Sorry for being unclear on this. In our case, we needed a couple of engineers who, in addition to their regular duties, would devote their time to Kubernetes as the go-to experts whenever necessary. Some weeks there was nothing to do; other weeks, particularly during cluster updates, they needed to focus exclusively on that work.
Thanks for clarification. On one hand I’m happy about you sharing this experience. On the other hand, I still feel we can’t assess the true value as it would require disclosing important information that you’d likely not be allowed to share.
Let me know what you're interested in learning more about, and I'll see what I can share. If you're looking to dive deeper into specific details, we could discuss them further in a video call or similar.
I appreciate the offer to me personally but I was thinking about another public blogpost that goes into great specifics such as requests per second, cpu load, user base, but it's so app-specific that even then it's difficult to assess.
What I do notice - and I'm not saying this is true for you (I don't know) - is that people get excited about technology like kubernetes or something equivalent, but it creates an additional burden that is totally not proportional to the benefits of said technology.
Stupid load-balancing proxy servers with a bunch of hosts behind them is extremely uninteresting and boring. But it's dead simple, so reliable and easy to scale horizontal or vertical as well.
And most of all: how much do you save by dynamically upscaling and downscaling as opposed to just keeping a static environment.
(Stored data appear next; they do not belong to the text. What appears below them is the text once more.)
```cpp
static inline dim3 conv16_grid(Conv16Params& p, int ntiles, int nco, int gz = 1) {
    static const int on = getenv("LP_CONV_XCD") ? atoi(getenv("LP_CONV_XCD")) : 1;
    p.ntiles = ntiles; p.nco = nco;
    p.xcd_map = (on && nco > 1 && ntiles >= 16) ? on : 0;
    if (!p.xcd_map) return dim3(ntiles, nco, gz);
    return dim3(((ntiles + 7) / 8) * 8 * nco, 1, gz);
}

static inline void choose_tile(int BM, int N, int H, int W, int* lTH, int* lTW, int* lNB) {
    int lbm = ilog2_floor(BM);
    int ltw = ilog2_floor(W); if (ltw > 4) ltw = 4;
    int lth = ilog2_floor(H); if (lth > lbm - ltw) lth = lbm - ltw;
    if (lth < 1) lth = 1;
    if (ltw < 1) ltw = 1;
    int lnb = lbm - ltw - lth; if (lnb < 0) lnb = 0;
    while (lnb > 0 && (1 << (lnb - 1)) >= N) --lnb;
    *lTH = lth; *lTW = ltw; *lNB = lnb;
}

int lp_conv_pipe_launch(Conv16Params& p, int ups, int prec, hipStream_t s);
int lp_conv1x1_pipe_launch(Conv16Params& p, int prec, hipStream_t s);

template <int WM, int WN, int MR, int NR, int PREC, int MRP>
__device__ __forceinline__ void conv16_epilogue(const Conv16Params& p, f32x4_t (&acc)[MR][NR], unsigned char* smem, int wave_d, int wm, int wn,
                                                int lane, int n0, int y0, int x0, int co0, int NBv, int tile_index, int ph = -1) {
    constexpr bool SPLIT = (PREC == LP_PREC_BF16X3), F16 = (PREC == LP_PREC_F16);
    float alpha = p.alpha ? *p.alpha : 1.f;
    if (p.alpha2) alpha *= *p.alpha2;
    if ((p.Cout & 3) == 0) {
        constexpr int WR = MR * 16, WC = NR * 16, LDW = WC + 4;
        __syncthreads();
        float* tile = (float*)smem + wave_d * (MRP * 16 * LDW);
        constexpr int C4 = WC / 4;
        constexpr int RPP = 64 / C4;
        const int c4 = lane % C4, rsub = lane / C4;
        const int co = co0 + wn * WC + c4 * 4;
        float4 bv = make_float4(0.f, 0.f, 0.f, 0.f);
        if (p.bias && co < p.Cout) bv = *(const float4*)(p.bias + co);
        float am = 0.f;
        float st_n = 0.f, st_ref[4] = {0.f, 0.f, 0.f, 0.f}, st_d[4] = {0.f, 0.f, 0.f, 0.f}, st_q[4] = {0.f, 0.f, 0.f, 0.f};
#pragma unroll
        for (int mp = 0; mp < MR; mp += MRP) {
#pragma unroll
            for (int mr = mp; mr < mp + MRP; ++mr)
#pragma unroll
                for (int nr = 0; nr < NR; ++nr)
#pragma unroll
                    for (int r = 0; r < 4; ++r)
                        tile[((mr - mp) * 16 + (lane >> 4) * 4 + r) * LDW + nr * 16 + (lane & 15)] = acc[mr][nr][r];
#pragma unroll 4
        for (int r0 = mp * 16; r0 < (mp + MRP) * 16; r0 += RPP) {
            const int row = r0 + rsub;
            const int m = wm * WR + row;
            int nb, py, px;
            tile_row_linear(m, p.lTH, p.lTW, nb, py, px);
            const int n = n0 + nb;
            int oyy = y0 + py, oxx = x0 + px;
            bool inside = nb < NBv && n < p.N && co < p.Cout;
            if (ph >= 0) { inside = inside && oyy < p.Hin && oxx < p.Win; oyy = 2 * oyy + (ph >> 1); oxx = 2 * oxx + (ph & 1); }
            else inside = inside && oyy < p.H && oxx < p.W;
            if (inside) {
                float4 v = *(const float4*)(tile + (row - mp * 16) * LDW + c4 * 4);
                if (p.ksplit > 1) {
                    const size_t pixs = (size_t)(n * p.H + oyy) * p.W + oxx;
                    *(float4*)(p.part + ((size_t)blockIdx.z * p.N * p.H * p.W + pixs) * p.Cout + co) = v;
                    continue;
                }
                v.x = fmaf(v.x, alpha, bv.x); v.y = fmaf(v.y, alpha, bv.y); v.z = fmaf(v.z, alpha, bv.z); v.w = fmaf(v.w, alpha, bv.w);
                if (p.res) {
                    const float4 rv = *(const float4*)(p.res + ((size_t)(n * (p.H >> p.res_shift) + (oyy >> p.res_shift)) * (p.W >> p.res_shift)
                                                                + (oxx >> p.res_shift)) * p.Cout + co);
                    v.x += rv.x; v.y += rv.y; v.z += rv.z; v.w += rv.w;
                }
                const size_t pix = (size_t)(n * p.H + oyy) * p.W + oxx;
                if (p.mask16) {
                    const ushort4 mv = *(const ushort4*)(p.mask16 + pix * p.Co8 + co);
                    v.x = (mv.x - 1u) < 0x7fffu ? v.x : 0.f; v.y = (mv.y - 1u) < 0x7fffu ? v.y : 0.f;
                    v.z = (mv.z - 1u) < 0x7fffu ? v.z : 0.f; v.w = (mv.w - 1u) < 0x7fffu ? v.w : 0.f;
                }
                if (p.o_relu & 2) { v.x = fmaxf(v.x, 0.f); v.y = fmaxf(v.y, 0.f); v.z = fmaxf(v.z, 0.f); v.w = fmaxf(v.w, 0.f); }
                if (p.y) *(float4*)(p.y + pix * p.Cout + co) = v;
                am = lp_amax4(am, v);
                if (p.stats) {
                    const float o4[4] = {v.x, v.y, v.z, v.w};
                    if (st_n == 0.f) { st_ref[0] = v.x; st_ref[1] = v.y; st_ref[2] = v.z; st_ref[3] = v.w; }
#pragma unroll
                    for (int j = 0; j < 4; ++j) { const float d = o4[j] - st_ref[j]; st_d[j] += d; st_q[j] = fmaf(d, d, st_q[j]); }
                    st_n += 1.f;
                }
                if (p.o_hi) {
                    float o[4] = {v.x, v.y, v.z, v.w};
                    ushort4 oh, ol;
                    uint16_t* ohp = (uint16_t*)&oh; uint16_t* olp = (uint16_t*)&ol;
#pragma unroll
                    for (int j = 0; j < 4; ++j) {
                        const float q = (p.o_relu & 1) ? fmaxf(o[j], 0.f) : o[j];
                        ohp[j] = lp_f32_to_op16<F16>(q);
                        if (SPLIT) olp[j] = lp_f32_to_op16<false>(q - lp_op16_to_f32<false>(ohp[j]));
                    }
                    *(ushort4*)(p.o_hi + pix * p.Co8 + co) = oh;
                    if (SPLIT) *(ushort4*)(p.o_lo + pix * p.Co8 + co) = ol;
                }
            }
        }
        }
        if (p.amax && p.ksplit == 1) lp_amax_commit(am, p.amax, blockIdx.x + blockIdx.y * 7u);
        if (p.stats && p.ksplit == 1) {
            float mean[4], m2[4];
#pragma unroll
            for (int j = 0; j < 4; ++j) {
                mean[j] = 0.f; m2[j] = 0.f;
                if (st_n > 0.f) { mean[j] = st_ref[j] + st_d[j] / st_n; m2[j] = fmaxf(st_q[j] - st_d[j] * st_d[j] / st_n, 0.f); }
            }
#pragma unroll
            for (int o = C4; o < 64; o <<= 1) {
                const float nb_ = __shfl_xor(st_n, o, 64);
                float mb[4], qb[4];
#pragma unroll
                for (int j = 0; j < 4; ++j) { mb[j] = __shfl_xor(mean[j], o, 64); qb[j] = __shfl_xor(m2[j], o, 64); }
                const float nn = st_n + nb_;
                if (nn > 0.f) {
                    const float fb = nb_ / nn, fab = st_n * fb;
#pragma unroll
                    for (int j = 0; j < 4; ++j) { const float d = mb[j] - mean[j]; mean[j] = fmaf(d, fb, mean[j]); m2[j] += qb[j] + d * d * fab; }
                }
                st_n = nn;
            }
            if (rsub == 0 && co < p.Cout) {
                float* o = p.stats + ((size_t)(tile_index * WM + wm) * p.Cout + co) * 3;
#pragma unroll
                for (int j = 0; j < 4; ++j) { o[j * 3 + 0] = st_n; o[j * 3 + 1] = mean[j]; o[j * 3 + 2] = m2[j]; }
            }
        }
        return;
    }
    float am_s = 0.f;
#pragma unroll
    for (int mr = 0; mr < MR; ++mr) {
#pragma unroll
        for (int r = 0; r < 4; ++r) {
            const int m = wm * (MR * 16) + mr * 16 + (lane >> 4) * 4 + r;
            int nb, py, px;
            tile_row_linear(m, p.lTH, p.lTW, nb, py, px);
            const int n = n0 + nb, oyy = y0 + py, oxx = x0 + px;
            if (nb >= NBv || n >= p.N || oyy >= p.H || oxx >= p.W) continue;
            const size_t pixi = (size_t)(n * p.H + oyy) * p.W + oxx;
            const size_t pix = pixi * p.Cout;
            size_t rpix = 0;
            if (p.res) rpix = ((size_t)(n * (p.H >> p.res_shift) + (oyy >> p.res_shift)) * (p.W >> p.res_shift) + (oxx >> p.res_shift)) * p.Cout;
#pragma unroll
            for (int nr = 0; nr < NR; ++nr) {
                const int co = co0 + wn * (NR * 16) + nr * 16 + (lane & 15);
                if (co < p.Cout) {
                    float v = acc[mr][nr][r] * alpha;
                    if (p.bias) v += p.bias[co];
                    if (p.res) v += p.res[rpix + co];
                    if (p.mask16 && !((unsigned)(p.mask16[pixi * p.Co8 + co] - 1u) < 0x7fffu)) v = 0.f;
                    if (p.y) p.y[pix + co] = v;
                    am_s = fmaxf(am_s, fabsf(v));
                    if (p.o_hi) {
                        const float q = (p.o_relu & 1) ? fmaxf(v, 0.f) : v;
                        const uint16_t h = lp_f32_to_op16<F16>(q);
                        p.o_hi[pixi * p.Co8 + co] = h;
                        if (SPLIT) p.o_lo[pixi * p.Co8 + co] = lp_f32_to_op16<false>(q - lp_op16_to_f32<false>(h));
                    }
                }
            }
        }
    }
    if (p.amax) lp_amax_commit(am_s, p.amax, blockIdx.x + blockIdx.y * 7u);
}
```

### latent_pose_reenactment_amd/csrc/conv_dma.hip

```cpp
#include "lp_common.h"
#include "conv_common.h"
#include "lp_hip.h"
#include "lp_internal.h"
#include <stdlib.h>
#include <type_traits>

__device__ __attribute__((aligned(64))) unsigned int lp_zero_page[16];


template <int KS, bool UPS, int WM, int WN, int MR, int NR, int PREC, bool PP, int NBUF = 2, int CC = 32, bool GH = false>
#ifndef LP_PP_MINW
#define LP_PP_MINW 2
#endif
#ifndef LP_X3_1X1_MINW
#define LP_X3_1X1_MINW 3
#endif
__global__ __launch_bounds__(WM * WN * 64 * (PP ? 2 : 1), (PP && PREC != LP_PREC_BF16X3) ? LP_PP_MINW : (!PP && NBUF == 2 && WM * WN == 4 && PREC != LP_PREC_BF16X3) ? 2 :
                             (KS == 1 && !PP && WM * WN == 4 && PREC == LP_PREC_BF16X3) ? LP_X3_1X1_MINW : 1)
void conv_dma_kernel(Conv16Params p) {
    constexpr int ROWB = CC * 2;
    constexpr int SL = CC / 8, RPI = 64 / SL;
    constexpr int KK = CC / 32;
    static_assert(CC == 32 || CC == 64, "32- or 64-channel chunks");
    constexpr bool SPLIT = (PREC == LP_PREC_BF16X3), F16 = (PREC == LP_PREC_F16);
// ... 276 lines not shown
        float4 v = *(const float4*)(p.part + i * 4);
        for (int z = 1; z < p.ksplit; ++z) {
            const float4 q = *(const float4*)(p.part + z * slice + i * 4);
            v.x += q.x; v.y += q.y; v.z += q.z; v.w += q.w;
        }
        float4 bv = make_float4(0.f, 0.f, 0.f, 0.f);
        if (p.bias) bv = *(const float4*)(p.bias + co);
        v.x = fmaf(v.x, alpha, bv.x); v.y = fmaf(v.y, alpha, bv.y); v.z = fmaf(v.z, alpha, bv.z); v.w = fmaf(v.w, alpha, bv.w);
        if (p.res) {
            const int ox = (int)(pix % p.W); const size_t t = pix / p.W;
            const int oy = (int)(t % p.H), n = (int)(t / p.H);
            const float4 rv = *(const float4*)(p.res + ((size_t)(n * (p.H >> p.res_shift) + (oy >> p.res_shift)) * (p.W >> p.res_shift)
                                                        + (ox >> p.res_shift)) * p.Cout + co);
            v.x += rv.x; v.y += rv.y; v.z += rv.z; v.w += rv.w;
        }
        if (p.mask16) {
            const ushort4 mv = *(const ushort4*)(p.mask16 + pix * p.Co8 + co);
            v.x = (mv.x - 1u) < 0x7fffu ? v.x : 0.f; v.y = (mv.y - 1u) < 0x7fffu ? v.y : 0.f;
            v.z = (mv.z - 1u) < 0x7fffu ? v.z : 0.f; v.w = (mv.w - 1u) < 0x7fffu ? v.w : 0.f;
        }
        if (p.o_relu & 2) { v.x = fmaxf(v.x, 0.f); v.y = fmaxf(v.y, 0.f); v.z = fmaxf(v.z, 0.f); v.w = fmaxf(v.w, 0.f); }
        if (p.y) *(float4*)(p.y + pix * p.Cout + co) = v;
        am = lp_amax4(am, v);
        if (p.o_hi) {
            float o[4] = {v.x, v.y, v.z, v.w};
            ushort4 oh, ol;
            uint16_t* ohp = (uint16_t*)&oh; uint16_t* olp = (uint16_t*)&ol;
#pragma unroll
            for (int j = 0; j < 4; ++j) {
                const float q = (p.o_relu & 1) ? fmaxf(o[j], 0.f) : o[j];
                ohp[j] = lp_f32_to_op16<F16>(q);
                if (SPLIT) olp[j] = lp_f32_to_op16<false>(q - lp_op16_to_f32<false>(ohp[j]));
            }
            *(ushort4*)(p.o_hi + pix * p.Co8 + co) = oh;
            if (SPLIT) *(ushort4*)(p.o_lo + pix * p.Co8 + co) = ol;
        }
    }
    if (p.amax) lp_amax_commit(am, p.amax, blockIdx.x);
}
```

If you want to share that kind of perspective, I'd rather see a public post about it that others may benefit from.
k8s is simply a set of bullet proof ideas to run production grade services forcing "hope is not a strategy" as much as possible, it standardises things like rollouts, rolling restarts, canary deployments, failover etc. You can replicate it with a zoo of loosely coupled products but a monolith which you can hire for with impeccable production record and industry certs will always be preferable to orgs. It's Googles way of fighting cloud vendor lockin' when they saw they're losing market share to AWS. Only large companies need it really, a small 5 person startup will do on Digital Ocean VPS just fine with some S3 for blob storage and CDN cache.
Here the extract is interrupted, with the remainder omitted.